Os alemães, descarregando o
grosso da culpa sobre um grupo
restrito de indivíduos (Hitler e a
alta hierarquia de seu partido),
gostariam de se desligar da imagem que adquiriram como perpetradores dos piores atos de barbárie do século 20. Já os franceses
consideram uma mancha indelével em seu orgulho nacional o fato
de terem sido repetidamente salvos pelos "anglo-saxões". Como se
isso não bastasse, a França, conforme via sua importância se erodir no cenário internacional, teve
de amargar nos anos 50 e 60 duas
humilhantes derrotas militares,
uma no Vietnã e a outra na Argélia.
A causa imediata, porém, é a
vontade que as duas nações alimentam de unificar política e
economicamente o continente inteiro a sua imagem e semelhança
e sobretudo sob sua orientação.
Que o núcleo franco-germânico
da guerra civil européia tenha se
acalmado graças à exaustão dos
dois lados é um resultado que,
embora bem-vindo, não basta
nem para apagar sua ficha corrida nem para legitimar a liderança à qual os dois países almejam.

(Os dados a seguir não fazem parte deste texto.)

# MohamedAbou-Taleb/Iterative-Linear-Quadratic-Regulator

Hardware: AMD Instinct MI355X
Metric: iLQR iterations/sec (batch=4096, T=200, n=4 m=1); backward-pass HBM GB/s (higher is better)
Workload: dtype f32; 1 GPU; c3: under-actuated double pendulum swing-up (run_iLQR_UA_MPC.py params), n=4 m=1 N=200 rk4, batch 4096 trajectories per GPU, 10 parallel line-search alphas per pass covering the 10 reference trials, fixed iterations; batch_per_gpu=4096, horizon=200, n_alpha=10, n_trials=10

## Files before the change

iterative-linear-quadratic-regulator_amd/csrc/backward_tile16.hpp:

```cpp
#pragma once
#include <type_traits>
#include <utility>

#include "dynamics.hpp"

namespace ilqr {

constexpr int dpp_quad(int a, int b, int c, int d) { return a | (b << 2) | (c << 4) | (d << 6); }
constexpr int kRowRor = 0x120;
constexpr int kDown1 = kRowRor + 12;
constexpr int kDown2 = kRowRor + 8;
constexpr int kDown3 = kRowRor + 4;
constexpr int kRight1 = dpp_quad(1, 2, 3, 0);
constexpr int kRight2 = dpp_quad(2, 3, 0, 1);
constexpr int kRight3 = dpp_quad(3, 0, 1, 2);
constexpr int kSwap1 = dpp_quad(1, 0, 3, 2);

template <int CTRL, int BANK = 0xf, bool BOUND = true> ILQR_DEV int dpp_bits(int old, int v) {
    return __builtin_amdgcn_update_dpp(old, v, CTRL, 0xf, BANK, BOUND);
}
template <int CTRL> ILQR_DEV float dpp(float v) {
    return __int_as_float(dpp_bits<CTRL>(0, __float_as_int(v)));
}
template <int CTRL> ILQR_DEV double dpp(double v) {
    const int lo = dpp_bits<CTRL>(0, __double2loint(v));
    const int hi = dpp_bits<CTRL>(0, __double2hiint(v));
    return __hiloint2double(hi, lo);
}
template <int CTRL, int BANK> ILQR_DEV float dpp_row(float old, float v) {
    return __int_as_float(dpp_bits<CTRL, BANK, false>(__float_as_int(old), __float_as_int(v)));
}
template <int CTRL, int BANK> ILQR_DEV double dpp_row(double old, double v) {
    const int lo = dpp_bits<CTRL, BANK, false>(__double2loint(old), __double2loint(v));
    const int hi = dpp_bits<CTRL, BANK, false>(__double2hiint(old), __double2hiint(v));
    return __hiloint2double(hi, lo);
}

template <typename T> struct Vec4;
template <> struct Vec4<float> { using type = float4; };
template <> struct Vec4<double> { using type = double4; };

constexpr int kTile16 = 48;

constexpr int kTileAux = ILQR_NT_TILE_LOAD ? 2 : 0;
typedef unsigned int u32x4 __attribute__((ext_vector_type(4)));
typedef unsigned int u32x2 __attribute__((ext_vector_type(2)));
ILQR_DEV int uniform(int v) { return __builtin_amdgcn_readfirstlane(v); }
ILQR_DEV __amdgpu_buffer_rsrc_t make_rsrc(const void* base, unsigned bytes) {
    const unsigned long long a = (unsigned long long)base;
    const unsigned lo = (unsigned)uniform((int)(unsigned)a), hi = (unsigned)uniform((int)(unsigned)(a >> 32));
    void* ub = (void*)(((unsigned long long)hi << 32) | lo);
    return __builtin_amdgcn_make_buffer_rsrc(ub, 0, (unsigned)uniform((int)bytes), 0x00020000);
}
template <int IMM, typename T> struct BufLoad;
template <int IMM> struct BufLoad<IMM, float> {
    static ILQR_DEV void v4(__amdgpu_buffer_rsrc_t r, int voff, int soff, float* o) {
        const u32x4 v = __builtin_amdgcn_raw_buffer_load_b128(r, voff + IMM * 4, soff, kTileAux);
        o[0] = __uint_as_float(v.x); o[1] = __uint_as_float(v.y); o[2] = __uint_as_float(v.z); o[3] = __uint_as_float(v.w);
    }
    static ILQR_DEV float v1(__amdgpu_buffer_rsrc_t r, int voff, int soff) {
        return __uint_as_float(__builtin_amdgcn_raw_buffer_load_b32(r, voff + IMM * 4, soff, kTileAux));
    }
};
template <int IMM> struct BufLoad<IMM, double> {
    static ILQR_DEV void v4(__amdgpu_buffer_rsrc_t r, int voff, int soff, double* o) {
        const u32x4 a = __builtin_amdgcn_raw_buffer_load_b128(r, voff + IMM * 8, soff, kTileAux);
        const u32x4 b = __builtin_amdgcn_raw_buffer_load_b128(r, voff + IMM * 8 + 16, soff, kTileAux);
        o[0] = __hiloint2double((int)a.y, (int)a.x); o[1] = __hiloint2double((int)a.w, (int)a.z);
        o[2] = __hiloint2double((int)b.y, (int)b.x); o[3] = __hiloint2double((int)b.w, (int)b.z);
    }
    static ILQR_DEV double v1(__amdgpu_buffer_rsrc_t r, int voff, int soff) {
        const u32x2 a = __builtin_amdgcn_raw_buffer_load_b64(r, voff + IMM * 8, soff, kTileAux);
        return __hiloint2double((int)a.y, (int)a.x);
    }
};
ILQR_DEV void buf_store1(__amdgpu_buffer_rsrc_t r, int voff, int soff, float v) {
    __builtin_amdgcn_raw_buffer_store_b32(__float_as_uint(v), r, voff, soff, 0);
}
ILQR_DEV void buf_store1(__amdgpu_buffer_rsrc_t r, int voff, int soff, double v) {
    u32x2 w = {(unsigned)__double2loint(v), (unsigned)__double2hiint(v)};
    __builtin_amdgcn_raw_buffer_store_b64(w, r, voff, soff, 0);
}

template <typename T, int C, bool NOP2 = false> ILQR_DEV void buf_store_vec(__amdgpu_buffer_rsrc_t r, int voff, int soff, const T* v) {
    constexpr int BYTES = C * (int)sizeof(T), PB = BYTES % 16 == 0 ? 16 : BYTES % 8 == 0 ? 8 : 4, NP = BYTES / PB;
    unsigned w[BYTES / 4];
    __builtin_memcpy(w, v, BYTES);
#pragma unroll
    for (int k = 0; k < NP; ++k) {
        if constexpr (PB == 16) {
            const u32x4 q = {w[4 * k], w[4 * k + 1], w[4 * k + 2], w[4 * k + 3]};
            __builtin_amdgcn_raw_buffer_store_b128(q, r, voff + 16 * k, soff, 0);
            if constexpr (NOP2) asm volatile("s_nop 1" : : "v"(q));
            else asm volatile("s_nop 0" : : "v"(q));
        } else if constexpr (PB == 8) {
            const u32x2 q = {w[2 * k], w[2 * k + 1]};
            __builtin_amdgcn_raw_buffer_store_b64(q, r, voff + 8 * k, soff, 0);
        } else {
            __builtin_amdgcn_raw_buffer_store_b32(w[k], r, voff + 4 * k, soff, 0);
        }
    }
}

struct TileOffsets { int vi, vj, vl; };

template <typename T> struct Tile16 {
    T ski[4];
    T skj[4];
    T vj[4];
    T lxx;
    T bi;
    T luxi;
};

template <typename T> ILQR_DEV void tile16_load(Tile16<T>& tl, const T* __restrict__ tp, int i, int j, int l16) {
    using V4 = typename Vec4<T>::type;
    const V4 a = *reinterpret_cast<const V4*>(tp + 4 * i);
    const V4 c = *reinterpret_cast<const V4*>(tp + 4 * j);
    const V4 v = *reinterpret_cast<const V4*>(tp + 32 + 4 * j);
    tl.ski[0] = a.x; tl.ski[1] = a.y; tl.ski[2] = a.z; tl.ski[3] = a.w;
    tl.skj[0] = c.x; tl.skj[1] = c.y; tl.skj[2] = c.z; tl.skj[3] = c.w;
    tl.vj[0] = v.x; tl.vj[1] = v.y; tl.vj[2] = v.z; tl.vj[3] = v.w;
    tl.lxx = tp[16 + l16];
    tl.bi = tp[32 + 4 * i];
    tl.luxi = tp[32 + 4 * i + 2];
}

template <typename T>
ILQR_DEV void tile16_load_buf(Tile16<T>& tl, __amdgpu_buffer_rsrc_t r, const TileOffsets& o, int soff) {
    BufLoad<0, T>::v4(r, o.vi, soff, tl.ski);
    BufLoad<0, T>::v4(r, o.vj, soff, tl.skj);
    BufLoad<32, T>::v4(r, o.vj, soff, tl.vj);
    tl.lxx = BufLoad<16, T>::v1(r, o.vl, soff);
    tl.bi = BufLoad<32, T>::v1(r, o.vi, soff);
    tl.luxi = BufLoad<34, T>::v1(r, o.vi, soff);
}

struct TileQ {
    float skj[4];
    float vj[4];
    float a;
    float lxx;
    float c;
};
ILQR_DEV void tileq_load_buf(TileQ& tl, __amdgpu_buffer_rsrc_t r, const TileOffsets& o, int soff) {
    BufLoad<0, float>::v4(r, o.vj, soff, tl.skj);
    BufLoad<32, float>::v4(r, o.vj, soff, tl.vj);
    tl.a = BufLoad<0, float>::v1(r, o.vl, soff);
    tl.lxx = BufLoad<16, float>::v1(r, o.vl, soff);
    tl.c = BufLoad<32, float>::v1(r, o.vl, soff);
}

#if ILQR_NT_TILE_LOAD
#define ILQR_TILE_NT " nt"
#else
#define ILQR_TILE_NT ""
#endif
typedef int i32x4 __attribute__((ext_vector_type(4)));
typedef float f32x4n __attribute__((ext_vector_type(4)));
typedef double f64x2n __attribute__((ext_vector_type(2)));

ILQR_DEV i32x4 make_srd(const void* base, unsigned bytes) {
    const unsigned long long a = (unsigned long long)base;
    i32x4 d;
    d.x = uniform((int)(unsigned)a);
    d.y = uniform((int)((unsigned)(a >> 32) & 0xffffu));
    d.z = uniform((int)bytes);
    d.w = 0x00020000;
    return d;
}

template <int... I, typename F> ILQR_DEV void static_for_impl(std::integer_sequence<int, I...>, F&& f) {
    (f(std::integral_constant<int, I>{}), ...);
}
template <int N, typename F> ILQR_DEV void static_for(F&& f) {
    static_for_impl(std::make_integer_sequence<int, N>{}, f);
}

template <typename T> struct RawTile;
#define ILQR_OUT_FIRST(x) "=&v"(x)
#define ILQR_OUT_REFILL(x) "+&v"(x)
template <> struct RawTile<float> {
    static constexpr int NLOAD = 5;
    f32x4n ski, skj, vj, vi;
    float lxx;
#define ILQR_RAWTILE_F32(OUT)                                                                \
    asm volatile(                                                                            \
        "s_nop 4\n\t"                                                                        \
        "buffer_load_dwordx4 %0, %5, %8, %9 offen" ILQR_TILE_NT "\n\t"                       \
        "buffer_load_dwordx4 %1, %6, %8, %9 offen" ILQR_TILE_NT "\n\t"                       \
        "buffer_load_dwordx4 %2, %6, %8, %9 offen offset:128" ILQR_TILE_NT "\n\t"            \
        "buffer_load_dword %3, %7, %8, %9 offen offset:64" ILQR_TILE_NT "\n\t"               \
        "buffer_load_dwordx4 %4, %5, %8, %9 offen offset:128" ILQR_TILE_NT                   \
        : OUT(ski), OUT(skj), OUT(vj), OUT(lxx), OUT(vi)                                     \
        : "v"(o.vi), "v"(o.vj), "v"(o.vl), "s"(srd), "s"(soff)                               \
        : "memory")
    template <bool FIRST> ILQR_DEV void issue(const i32x4& srd, const TileOffsets& o, int soff) {
        if constexpr (FIRST) ILQR_RAWTILE_F32(ILQR_OUT_FIRST);
        else ILQR_RAWTILE_F32(ILQR_OUT_REFILL);
    }
    template <int N> ILQR_DEV void wait() {
        asm volatile("s_waitcnt vmcnt(%5)" : "+v"(ski), "+v"(skj), "+v"(vj), "+v"(lxx), "+v"(vi) : "i"(N) : "memory");
    }
    ILQR_DEV void unpack(Tile16<float>& t) const {
        t.ski[0] = ski.x; t.ski[1] = ski.y; t.ski[2] = ski.z; t.ski[3] = ski.w;
// ... 599 lines not shown
```

iterative-linear-quadratic-regulator_amd/csrc/kernels.hpp:

```cpp
#pragma once
#include "dynamics.hpp"

namespace ilqr {

#ifndef ILQR_NT_TILE_STORE
#define ILQR_NT_TILE_STORE 0
#endif
#ifndef ILQR_NT_TILE_LOAD
#define ILQR_NT_TILE_LOAD 0
#endif
#ifndef ILQR_DROP_ALL
#define ILQR_DROP_ALL 0
#endif
constexpr int kMaxAlpha = 16;
constexpr int kCounterRing = 64;
constexpr int kBoxMaxU = 2;
constexpr int kALMaxX = 4;

template <typename T> struct Limits {
    T u_lo[kBoxMaxU], u_hi[kBoxMaxU];
    T x_lo[kALMaxX], x_hi[kALMaxX];
    int al_mask;
    const T* u_lo_rows;
    const T* u_hi_rows;
    const T* x_lo_rows;
    const T* x_hi_rows;
};

template <typename T> struct KArgs {
    int B, N, n_slots, integ, maxiter, flags;
    int n_pass;
    int last_pass;
    int init_mode;
    int counter_idx;
    T dt, tol, mu;
    T alphas[kMaxAlpha];
    T* X; T* U; int* cur_slot;
    T* gains; T* lin; T* term; T* x0;
    T* costs; T* cost; T* cost_prev; T* alpha_taken;
    int* status; int* iters; int* accepted; int* counters;
    int reset_slots;
    int const_lin;
    int fuse_select;
    int lin_sparse;
    int t_first;
    const T* params;
    long long* probe;
    alignas(sizeof(T)) int box;
    alignas(sizeof(T)) int het;
    const T* rows;
    const T* plant_rows;
    const T* lam;
    const T* rho;
    Limits<T> lim;
};

template <int NU, typename T> ILQR_DEV void box_bounds(const Limits<T>& a, size_t B, int b, T* lo, T* hi) {
    const T* __restrict__ rl = a.u_lo_rows;
    const T* __restrict__ rh = a.u_hi_rows;
#pragma unroll
    for (int j = 0; j < NU; ++j) {
        lo[j] = rl ? rl[(size_t)j * B + b] : a.u_lo[j];
        hi[j] = rl ? rh[(size_t)j * B + b] : a.u_hi[j];
    }
}

template <int NH, typename T> ILQR_DEV void load_row(T* p, const T* __restrict__ rows, size_t B, int b) {
#pragma unroll
    for (int q = 0; q < NH; ++q) p[q] = rows[(size_t)q * B + b];
}

constexpr int gain_record(int nx, int nu) { return ((nu * nx + nu) + 3) / 4 * 4; }

ILQR_DEV bool traj_active(int status) { return (status & 0xff) == ILQR_TRAJ_ACTIVE; }

template <typename T> ILQR_DEV T clamp_keep_nan(T v, T lo, T hi) { return v < lo ? lo : (v > hi ? hi : v); }

ILQR_DEV size_t vec_at(size_t B, int Tn, int C, int slot, int t, size_t b) {
    return ((((size_t)slot * Tn + t) * B) + b) * C;
}
typedef unsigned int vec_u4 __attribute__((ext_vector_type(4)));
typedef unsigned int vec_u2 __attribute__((ext_vector_type(2)));
constexpr int vec_piece(int bytes) { return bytes % 16 == 0 ? 16 : bytes % 8 == 0 ? 8 : 4; }
constexpr int vec_pieces(int bytes) { return bytes / vec_piece(bytes); }
template <typename T, int C> ILQR_DEV void vec_load(const T* __restrict__ p, T* o) {
    constexpr int BYTES = C * (int)sizeof(T), PB = vec_piece(BYTES), NP = BYTES / PB;
    if constexpr (PB == 16) {
        vec_u4 v[NP];
#pragma unroll
        for (int k = 0; k < NP; ++k) v[k] = reinterpret_cast<const vec_u4*>(p)[k];
        __builtin_memcpy(o, v, BYTES);
    } else if constexpr (PB == 8) {
        vec_u2 v[NP];
#pragma unroll
        for (int k = 0; k < NP; ++k) v[k] = reinterpret_cast<const vec_u2*>(p)[k];
        __builtin_memcpy(o, v, BYTES);
    } else {
#pragma unroll
        for (int i = 0; i < C; ++i) o[i] = p[i];
    }
}
template <typename T, int C> ILQR_DEV void vec_store(T* __restrict__ p, const T* v) {
    constexpr int BYTES = C * (int)sizeof(T), PB = vec_piece(BYTES), NP = BYTES / PB;
    if constexpr (PB == 16) {
        vec_u4 w[NP];
        __builtin_memcpy(w, v, BYTES);
#pragma unroll
        for (int k = 0; k < NP; ++k) reinterpret_cast<vec_u4*>(p)[k] = w[k];
    } else if constexpr (PB == 8) {
        vec_u2 w[NP];
        __builtin_memcpy(w, v, BYTES);
#pragma unroll
        for (int k = 0; k < NP; ++k) reinterpret_cast<vec_u2*>(p)[k] = w[k];
    } else {
#pragma unroll
        for (int i = 0; i < C; ++i) p[i] = v[i];
    }
}

struct ClockProbe {
    long long c0, r0;
    ILQR_DEV void start() { c0 = __builtin_readcyclecounter(); r0 = wall_clock64(); }
    ILQR_DEV void stop(long long* probe, int slot) const {
        if (probe && threadIdx.x == 0) {
            const long long c1 = __builtin_readcyclecounter(), r1 = wall_clock64();
            const size_t wg = (size_t)blockIdx.y * gridDim.x + blockIdx.x;
            if (wg == 0) { probe[2 * slot] = c1 - c0; probe[2 * slot + 1] = r1 - r0; }
            if (wg < 65536) {
                long long* q = probe + 8 + ((size_t)slot * 65536 + wg) * 4;
                q[0] = r0; q[1] = r1; q[2] = c1 - c0;
                q[3] = (long long)__builtin_amdgcn_s_getreg((4 ) | (0 << 6) | (31 << 11)) |
                       ((long long)__builtin_amdgcn_s_getreg((20 ) | (0 << 6) | (3 << 11)) << 32);
            }
        }
    }
};

}
#include "backward_tile16.hpp"
#include "backward_tile16m2.hpp"
namespace ilqr {

template <typename TS, int NX, int NU, typename T, typename Pick>
ILQR_DEV void tile16_fill(Pick pick, const T (*fx)[NX], const T (*fu)[NU], const T* gxn, const T* gu1, const T (*lxxn)[NX],
                          const T (*luxn)[NX], const T (*luu)[NU], typename Vec4<TS>::type* tile) {
    static_assert((NX >= 2 && NX <= 4 && NU == 1) || (NX == 4 && NU == 2), "tile packing: n_x <= 4 with n_u = 1, or (4, 2)");
    auto F = [&](int i, int j) -> TS { return (i < NX && j < NX) ? pick(fx[i < NX ? i : 0][j < NX ? j : 0]) : TS(0); };
    auto L = [&](int i, int j) -> TS { return (i < NX && j < NX) ? pick(lxxn[i < NX ? i : 0][j < NX ? j : 0]) : TS(0); };
#pragma unroll
    for (int c = 0; c < 4; ++c) {
        tile[c].x = F((c + 0) & 3, c); tile[c].y = F((c + 1) & 3, c);
        tile[c].z = F((c + 2) & 3, c); tile[c].w = F((c + 3) & 3, c);
    }
#pragma unroll
// ... 600 lines not shown
    if (a.reset_slots) a.cur_slot[b] = 0;
    const size_t B = a.B;
    T Vx[NX], Vxx[NX][NX];
    load_terminal<T, NX>(a.term, B, b, Vx, Vxx);
    bool all_pd = true;
    T blo[NU], bhi[NU];
    box_bounds<NU>(a.lim, a.B, b, blo, bhi);
    for (int t = a.N - 1; t >= 0; --t) {
        T tile[E], u[NU];
        load_expansion<E>(a.lin + ((size_t)t * E) * B + b, B, tile);
        vec_load<T, NU>(a.U + vec_at(B, a.N, NU, slot, t, b), u);
        T Qx[NX], Qu[NU], Qxx[NX][NX], Qux[NU][NX], Quu[NU][NU], Qr[NU][NU];
        riccati_q<T, NX, NU>(tile, Vx, Vxx, Qx, Qu, Qxx, Qux, Quu);
#pragma unroll
        for (int i = 0; i < NU; ++i)
#pragma unroll
            for (int j = 0; j < NU; ++j) Qr[i][j] = Quu[i][j] + ((i == j) ? a.mu : T(0));
        T K[NU][NX], k[NU], lo[NU], hi[NU];
        const bool pd = gain_solve<T, NX, NU>(Qr, Qux, Qu, K, k);
        all_pd = all_pd && pd;
#pragma unroll
        for (int i = 0; i < NU; ++i) {
            lo[i] = blo[i] - u[i];
            hi[i] = bhi[i] - u[i];
        }
        const bool moved = box_gains<T, NX, NU>(Qr, Qux, Qu, lo, hi, pd, K, k);
        riccati_value<T, NX, NU>(moved || a.mu != T(0), Qx, Qu, Qxx, Qux, Quu, K, k, Vx, Vxx);
        constexpr int R = gain_record(NX, NU);
        store_gains<T, NX, NU>(a.gains + ((size_t)t * B + b) * R, K, k);
    }
    if (!all_pd) a.status[b] = st | ILQR_TRAJ_FLAG_NON_PD;
}
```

Daí a necessidade de mitigar episódios como o Terceiro Reich e
Vichy através da demonização
dos Estados Unidos e do Reino
Unido, que não passaria de seu
obediente lacaio. Quanto à gratidão, ela não é uma prioridade da
Europa Ocidental, e os povos do
leste (poloneses, tchecos, húngaros etc.), que devem menos aos
anglo-americanos, a manifestam
com mais freqüência e sinceridade.
Os paralelos entre a Segunda
Guerra e a presente luta contra o
fundamentalismo teocrático islâmico não são poucos. Ambas as
contendas opunham algumas democracias tanto a inimigos obscurantistas como a outras democracias que não os levavam suficientemente a sério e se julgavam
capazes de contê-los com uma série ininterrupta de concessões. É
razoável supor que, num futuro
não demasiado distante, a Europa continental precisará que os
anglo-americanos repitam o Dia
D para salvá-la das conseqüências de sua própria miopia.